> **Exercise material**:

+int gs_map_sh_shares(const GsMapBinPlan* plan, int64_t n) {
+  MapArgs a;
+  if (fill_args(a, n, nullptr, nullptr, plan->width, plan->height, plan->cfg, 0, plan->shard) || a.sh.local_rows <= 0)
+    return 0;
+  const ShShares k = sh_shares(n, make_grid(a));
+  const int total = k.part_scan + k.region_scan + k.map_scan;
+  return total < GS_SH_SHARES ? total : GS_SH_SHARES;
+}
+
 extern "C" int gs_map_prepare(int64_t v, const int32_t* v_dev, const float* points, int32_t width, int32_t height,
                               const GsRasterConfig* cfg, int64_t k_capacity, int32_t* tile_ranges,
                               int32_t* counts_out, int32_t* counts_host, int32_t* tile_order,
                               const GsRowShard* shard, void* scratch, int64_t scratch_bytes, void* stream) {
   return gs_map_prepare_ex(v, v_dev, points, width, height, cfg, k_capacity, tile_ranges, counts_out, counts_host,
-                           tile_order, shard, scratch, scratch_bytes, 0, stream);
+                           tile_order, shard, scratch, scratch_bytes, 0, nullptr, stream);
 }
 
 int gs_map_prepare_ex(int64_t v, const int32_t* v_dev, const float* points, int32_t width, int32_t height,
                       const GsRasterConfig* cfg, int64_t k_capacity, int32_t* tile_ranges, int32_t* counts_out,
                       int32_t* counts_host, int32_t* tile_order, const GsRowShard* shard, void* scratch,
-                      int64_t scratch_bytes, int binned, void* stream) {
+                      int64_t scratch_bytes, int binned, const GsShSlice* sh, void* stream) {
   MapArgs a;
   if (int rc = fill_args(a, v, points, nullptr, width, height, cfg, 0, shard)) return rc;
   a.v_dev = v_dev;
@@ -1502,6 +1553,18 @@
   GS_REQUIRE(rg.num_regions <= MAX_REGIONS && rg.win * rg.win * 8 <= 65536, GS_ERR_UNSUPPORTED,
              "gs_map_prepare: tile grid %dx%d needs %d regions of edge %d", rg.tiles_x, rg.tiles_y, rg.num_regions,
              rg.rg);
+  GsShSlice rest{};
+  if (sh != nullptr) {
+    GS_REQUIRE(sh->v_dev && sh->v <= v && sh->lo >= 0 && sh->lo <= sh->hi && sh->hi <= GS_SH_SHARES,
+               GS_ERR_INVALID_ARGUMENT, "gs_map_prepare: bad SH slice");
+    rest = *sh;
+  }
+  const ShShares share = sh_shares(v, rg);
+  const int shv = sh != nullptr ? gs_sh::variant(sh->degree, sh->channels) : 0;
+  static decltype(&region_part_scan_kernel<0>) const part_scan_k[9] = GS_SH_VARIANTS(region_part_scan_kernel);
+  static decltype(&region_scan_kernel<0>) const region_scan_k[9] = GS_SH_VARIANTS(region_scan_kernel);
+  static decltype(&map_scan_kernel<0>) const map_scan_k[9] = GS_SH_VARIANTS(map_scan_kernel);
+  unsigned sh_blocks = 0;
   if (v == 0 && hipMemsetAsync(hist, 0, size_t(num_tiles) * 4, s) != hipSuccess) {
     gs_set_error("gs_map_prepare: hipMemsetAsync failed");
     return GS_ERR_LAUNCH;
@@ -1519,10 +1582,12 @@
                          m.touched_blocks, m.block_start, atomics ? m.region_count : nullptr);
     }
     if (!atomics) {
-      hipLaunchKernelGGL(region_part_scan_kernel, dim3(rg.num_regions), dim3(1024), 0, s, int(vb), m.part,
-                         m.region_count, 0);
-      hipLaunchKernelGGL(region_scan_kernel, dim3(1), dim3(1024), 0, s, rg.num_regions, m.region_count,
-                         m.region_start, m.chunk_start);
+      const GsShSlice part_sh = take_shares(&rest, share.part_scan, &sh_blocks);
+      hipLaunchKernelGGL(part_scan_k[shv], dim3(unsigned(rg.num_regions) + sh_blocks), dim3(1024), 0, s,
+                         int(vb), m.part, m.region_count, rg.num_regions, part_sh);
+      const GsShSlice region_sh = take_shares(&rest, share.region_scan, &sh_blocks);
+      hipLaunchKernelGGL(region_scan_k[shv], dim3(1 + sh_blocks), dim3(1024), 0, s, rg.num_regions, m.region_count,
+                         m.region_start, m.chunk_start, region_sh);
     }
     hipLaunchKernelGGL(region_scatter_kernel, dim3(vb), dim3(BIN), 0, s, rg, int(vb), m.region_of, m.part,
                        m.region_count, m.region_start, m.chunk_start, m.block_start, m.order, hist, num_tiles,
@@ -1532,9 +1597,11 @@
                        m.region_start, m.chunk_start, hist, m.qcache);
     GS_CHECK_LAUNCH("gs_map_prepare/count");
   }
-  hipLaunchKernelGGL(map_scan_kernel, dim3(tile_order ? 2 : 1), dim3(1024), 0, s, num_tiles, hist,
+  const GsShSlice scan_sh = take_shares(&rest, GS_SH_SHARES, &sh_blocks);
+  const int scan_grid = tile_order ? 2 : 1;
+  hipLaunchKernelGGL(map_scan_k[shv], dim3(unsigned(scan_grid) + sh_blocks), dim3(1024), 0, s, num_tiles, hist,
                      reinterpret_cast<int2*>(tile_ranges), cursors, counts_out, k_capacity, tile_order, v_dev,
-                     counts_host, v > 0 ? m.region_start + rg.num_regions : nullptr);
+                     counts_host, v > 0 ? m.region_start + rg.num_regions : nullptr, scan_grid, scan_sh);
   GS_CHECK_LAUNCH("gs_map_prepare/scan");
   return GS_OK;
 }
diff --git a/taichi_gaussian_rasterizer_amd/csrc/sh.hip b/taichi_gaussian_rasterizer_amd/csrc/sh.hip
--- a/taichi_gaussian_rasterizer_amd/csrc/sh.hip
+++ b/taichi_gaussian_rasterizer_amd/csrc/sh.hip
@@ -1,31 +1,10 @@
 
 #include "gs_common.h"
+#include "sh_math.h"
 
 namespace {
 
-constexpr float C1 = 0.48860251190292f, C2 = 1.09254843059208f, C3 = 0.94617469575756f, C4 = 0.31539156525252f,
-                C5 = 0.54627421529604f, C6 = 0.590043589926644f, C7 = 2.89061144264055f, C8 = 0.304697199642977f,
-                C9 = 1.24392110863372f, C10 = 0.497568443453487f, C11 = 1.44530572132028f;
-
-template <int DEG>
-__device__ __forceinline__ void rsh(float x, float y, float z, float* Y) {
-  Y[0] = 0.282094791773878f;
-  if (DEG >= 1) { Y[1] = -C1 * y; Y[2] = C1 * z; Y[3] = -C1 * x; }
-  if (DEG >= 2) {
-    Y[4] = C2 * (x * y); Y[5] = -C2 * (y * z); Y[6] = C3 * (z * z) - C4; Y[7] = -C2 * (x * z);
-    Y[8] = C5 * (x * x) - C5 * (y * y);
-  }
-  if (DEG >= 3) {
-    const float x2 = x * x, y2 = y * y, z2 = z * z;
-    Y[9] = -C6 * y * (3.0f * x2 - y2);
-    Y[10] = C7 * (x * y) * z;
-    Y[11] = C8 * y * (1.5f - 7.5f * z2);
-    Y[12] = C9 * z * (1.5f * z2 - 0.5f) - C10 * z;
-    Y[13] = C8 * x * (1.5f - 7.5f * z2);
-    Y[14] = C11 * z * (x2 - y2);
-    Y[15] = -C6 * x * (x2 - 3.0f * y2);
-  }
-}
+using namespace gs_sh;
 
 template <int DEG>
 __device__ __forceinline__ void rsh_grad(float x, float y, float z, const float* w, float* g) {
@@ -47,21 +26,6 @@
     g[0] += C8 * (1.5f - 7.5f * z2) * w[13];    g[2] += -15.0f * C8 * x * z * w[13];
     g[0] += 2.0f * C11 * x * z * w[14];         g[1] += -2.0f * C11 * y * z * w[14];   g[2] += C11 * (x2 - y2) * w[14];
     g[0] += -C6 * (3.0f * x2 - 3.0f * y2) * w[15];  g[1] += 6.0f * C6 * x * y * w[15];
-  }
-}
-
-template <int D>
-__device__ __forceinline__ void load_row(const float* row, float* out) {
-  if ((D & 3) == 0) {
-    const float4* r4 = reinterpret_cast<const float4*>(row);
-#pragma unroll
-    for (int k = 0; k < D / 4; ++k) {
-      const float4 t = r4[k];
-      out[4 * k] = t.x; out[4 * k + 1] = t.y; out[4 * k + 2] = t.z; out[4 * k + 3] = t.w;
-    }
-  } else {
-#pragma unroll
-    for (int k = 0; k < D; ++k) out[k] = row[k];
   }
 }
 
@@ -92,7 +56,6 @@
 __global__ __launch_bounds__(256) void sh_fwd_kernel(int64_t v, const int* v_dev, int C, const float* params,
                                                      const float* positions, const int64_t* indexes,
                                                      const float* cam, float* out, int out_stride, const ShTouch touch) {
-  constexpr int D = (DEG + 1) * (DEG + 1);
   int64_t i = int64_t(blockIdx.x) * 256 + threadIdx.x;
   if (touch.rows != nullptr) {
     if (i >= v || i >= *touch.rows_count) return;
@@ -105,36 +68,7 @@
     for (int c = 0; c < C; ++c) out[i * out_stride + c] = 0.5f;
     return;
   }
-  const int64_t idx = indexes[i];
-  if (CT > 0) {
-    float rows[CT > 0 ? CT : 1][D];
-#pragma unroll
-    for (int c = 0; c < CT; ++c) load_row<D>(params + (idx * CT + c) * D, rows[c]);
-    const float dx = positions[3 * idx] - cam[0], dy = positions[3 * idx + 1] - cam[1], dz = positions[3 * idx + 2] - cam[2];
-    const float nrm = sqrtf(dx * dx + dy * dy + dz * dz);
-    float Y[D];
-    rsh<DEG>(dx / nrm, dy / nrm, dz / nrm, Y);
-#pragma unroll
-    for (int c = 0; c < CT; ++c) {
-      float acc = 0.0f;
-#pragma unroll
-      for (int d = 0; d < D; ++d) acc += Y[d] * rows[c][d];
-      out[i * out_stride + c] = fminf(fmaxf(acc + 0.5f, 0.0f), 1.0f);
-    }
-    return;
-  }
-  const float dx = positions[3 * idx] - cam[0], dy = positions[3 * idx + 1] - cam[1], dz = positions[3 * idx + 2] - cam[2];
-  const float nrm = sqrtf(dx * dx + dy * dy + dz * dz);
-  float Y[D];
-  rsh<DEG>(dx / nrm, dy / nrm, dz / nrm, Y);
-  for (int c = 0; c < C; ++c) {
-    float row[D];
-    load_row<D>(params + (idx * C + c) * D, row);
-    float acc = 0.0f;
-#pragma unroll
-    for (int d = 0; d < D; ++d) acc += Y[d] * row[d];
-    out[i * out_stride + c] = fminf(fmaxf(acc + 0.5f, 0.0f), 1.0f);
-  }
+  fwd_row<DEG, CT>(i, C, params, positions, indexes, cam, out, out_stride);
 }
 
 
@@ -349,6 +283,29 @@
                        stream, "gs_sh_fwd");
 }
 
+namespace {
+template <int VAR>
+__global__ __launch_bounds__(256) void sh_fwd_slice_kernel(const GsShSlice s) {
+  const int64_t i = gs_sh::slice_row(s, blockIdx.x, 256, threadIdx.x);
+  if (i >= 0) gs_sh::slice_row_fwd<VAR>(s, i);
+}
+decltype(&sh_fwd_slice_kernel<1>) const sh_fwd_slice_kernels[8] = {
+    &sh_fwd_slice_kernel<1>, &sh_fwd_slice_kernel<2>, &sh_fwd_slice_kernel<3>, &sh_fwd_slice_kernel<4>,
+    &sh_fwd_slice_kernel<5>, &sh_fwd_slice_kernel<6>, &sh_fwd_slice_kernel<7>, &sh_fwd_slice_kernel<8>};
+}
+
+int gs_sh_fwd_slice(const GsShSlice* s, void* stream) {
+  GS_REQUIRE(s && s->degree >= 0 && s->degree <= 3 && s->channels >= 1 && s->channels <= GS_MAX_SH_CHANNELS &&
+                 s->lo >= 0 && s->lo <= s->hi && s->hi <= GS_SH_SHARES && s->v_dev,
+             GS_ERR_INVALID_ARGUMENT, "gs_sh_fwd_slice: bad slice");
+  const int64_t rows = gs_div_up(s->v * (s->hi - s->lo), GS_SH_SHARES);
+  if (rows == 0) return GS_OK;
+  hipLaunchKernelGGL(sh_fwd_slice_kernels[gs_sh::variant(s->degree, s->channels) - 1], dim3(unsigned(gs_div_up(rows, 256))), dim3(256), 0,
+                     static_cast<hipStream_t>(stream), *s);
+  GS_CHECK_LAUNCH("gs_sh_fwd_slice");
+  return GS_OK;
+}
+
 extern "C" int gs_sh_fwd_rows(int64_t v, const int32_t* rows, const int32_t* rows_count, int32_t channels,
                               int32_t degree, const float* params, const float* positions, const int64_t* indexes,
                               const float* camera_pos, float* out, int32_t out_stride, void* stream) {
diff --git a/taichi_gaussian_rasterizer_amd/csrc/sh_math.h b/taichi_gaussian_rasterizer_amd/csrc/sh_math.h
--- /dev/null
+++ b/taichi_gaussian_rasterizer_amd/csrc/sh_math.h
@@ -0,0 +1,101 @@
+#pragma once
+#include "gs_common.h"
+
+#ifdef __HIPCC__
+namespace gs_sh {
+
+constexpr float C1 = 0.48860251190292f, C2 = 1.09254843059208f, C3 = 0.94617469575756f, C4 = 0.31539156525252f,
+                C5 = 0.54627421529604f, C6 = 0.590043589926644f, C7 = 2.89061144264055f, C8 = 0.304697199642977f,
+                C9 = 1.24392110863372f, C10 = 0.497568443453487f, C11 = 1.44530572132028f;
+
+template <int DEG>
+__device__ __forceinline__ void rsh(float x, float y, float z, float* Y) {
+#pragma clang fp contract(fast)
+  Y[0] = 0.282094791773878f;
+  if (DEG >= 1) { Y[1] = -C1 * y; Y[2] = C1 * z; Y[3] = -C1 * x; }
+  if (DEG >= 2) {
+    Y[4] = C2 * (x * y); Y[5] = -C2 * (y * z); Y[6] = C3 * (z * z) - C4; Y[7] = -C2 * (x * z);
+    Y[8] = C5 * (x * x) - C5 * (y * y);
+  }
+  if (DEG >= 3) {
+    const float x2 = x * x, y2 = y * y, z2 = z * z;
+    Y[9] = -C6 * y * (3.0f * x2 - y2);
+    Y[10] = C7 * (x * y) * z;
+    Y[11] = C8 * y * (1.5f - 7.5f * z2);
+    Y[12] = C9 * z * (1.5f * z2 - 0.5f) - C10 * z;
+    Y[13] = C8 * x * (1.5f - 7.5f * z2);
+    Y[14] = C11 * z * (x2 - y2);
+    Y[15] = -C6 * x * (x2 - 3.0f * y2);
+  }
+}
+
+template <int D>
+__device__ __forceinline__ void load_row(const float* row, float* out) {
+  if ((D & 3) == 0) {
+    const float4* r4 = reinterpret_cast<const float4*>(row);
+#pragma unroll
+    for (int k = 0; k < D / 4; ++k) {
+      const float4 t = r4[k];
+      out[4 * k] = t.x; out[4 * k + 1] = t.y; out[4 * k + 2] = t.z; out[4 * k + 3] = t.w;
+    }
+  } else {
+#pragma unroll
+    for (int k = 0; k < D; ++k) out[k] = row[k];
+  }
+}
+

> **The task**: Copy out each line of the data above, exactly, if it lies between the line holding "if (CT > 0)" and the line holding "GsShSlice* s, void*", inclusive; copy no other line.

> **Expected output**:
-  if (CT > 0) {
-    float rows[CT > 0 ? CT : 1][D];
-#pragma unroll
-    for (int c = 0; c < CT; ++c) load_row<D>(params + (idx * CT + c) * D, rows[c]);
-    const float dx = positions[3 * idx] - cam[0], dy = positions[3 * idx + 1] - cam[1], dz = positions[3 * idx + 2] - cam[2];
-    const float nrm = sqrtf(dx * dx + dy * dy + dz * dz);
-    float Y[D];
-    rsh<DEG>(dx / nrm, dy / nrm, dz / nrm, Y);
-#pragma unroll
-    for (int c = 0; c < CT; ++c) {
-      float acc = 0.0f;
-#pragma unroll
-      for (int d = 0; d < D; ++d) acc += Y[d] * rows[c][d];
-      out[i * out_stride + c] = fminf(fmaxf(acc + 0.5f, 0.0f), 1.0f);
-    }
-    return;
-  }
-  const float dx = positions[3 * idx] - cam[0], dy = positions[3 * idx + 1] - cam[1], dz = positions[3 * idx + 2] - cam[2];
-  const float nrm = sqrtf(dx * dx + dy * dy + dz * dz);
-  float Y[D];
-  rsh<DEG>(dx / nrm, dy / nrm, dz / nrm, Y);
-  for (int c = 0; c < C; ++c) {
-    float row[D];
-    load_row<D>(params + (idx * C + c) * D, row);
-    float acc = 0.0f;
-#pragma unroll
-    for (int d = 0; d < D; ++d) acc += Y[d] * row[d];
-    out[i * out_stride + c] = fminf(fmaxf(acc + 0.5f, 0.0f), 1.0f);
-  }
+  fwd_row<DEG, CT>(i, C, params, positions, indexes, cam, out, out_stride);
 }
 
 
@@ -349,6 +283,29 @@
                        stream, "gs_sh_fwd");
 }
 
+namespace {
+template <int VAR>
+__global__ __launch_bounds__(256) void sh_fwd_slice_kernel(const GsShSlice s) {
+  const int64_t i = gs_sh::slice_row(s, blockIdx.x, 256, threadIdx.x);
+  if (i >= 0) gs_sh::slice_row_fwd<VAR>(s, i);
+}
+decltype(&sh_fwd_slice_kernel<1>) const sh_fwd_slice_kernels[8] = {
+    &sh_fwd_slice_kernel<1>, &sh_fwd_slice_kernel<2>, &sh_fwd_slice_kernel<3>, &sh_fwd_slice_kernel<4>,
+    &sh_fwd_slice_kernel<5>, &sh_fwd_slice_kernel<6>, &sh_fwd_slice_kernel<7>, &sh_fwd_slice_kernel<8>};
+}
+
+int gs_sh_fwd_slice(const GsShSlice* s, void* stream) {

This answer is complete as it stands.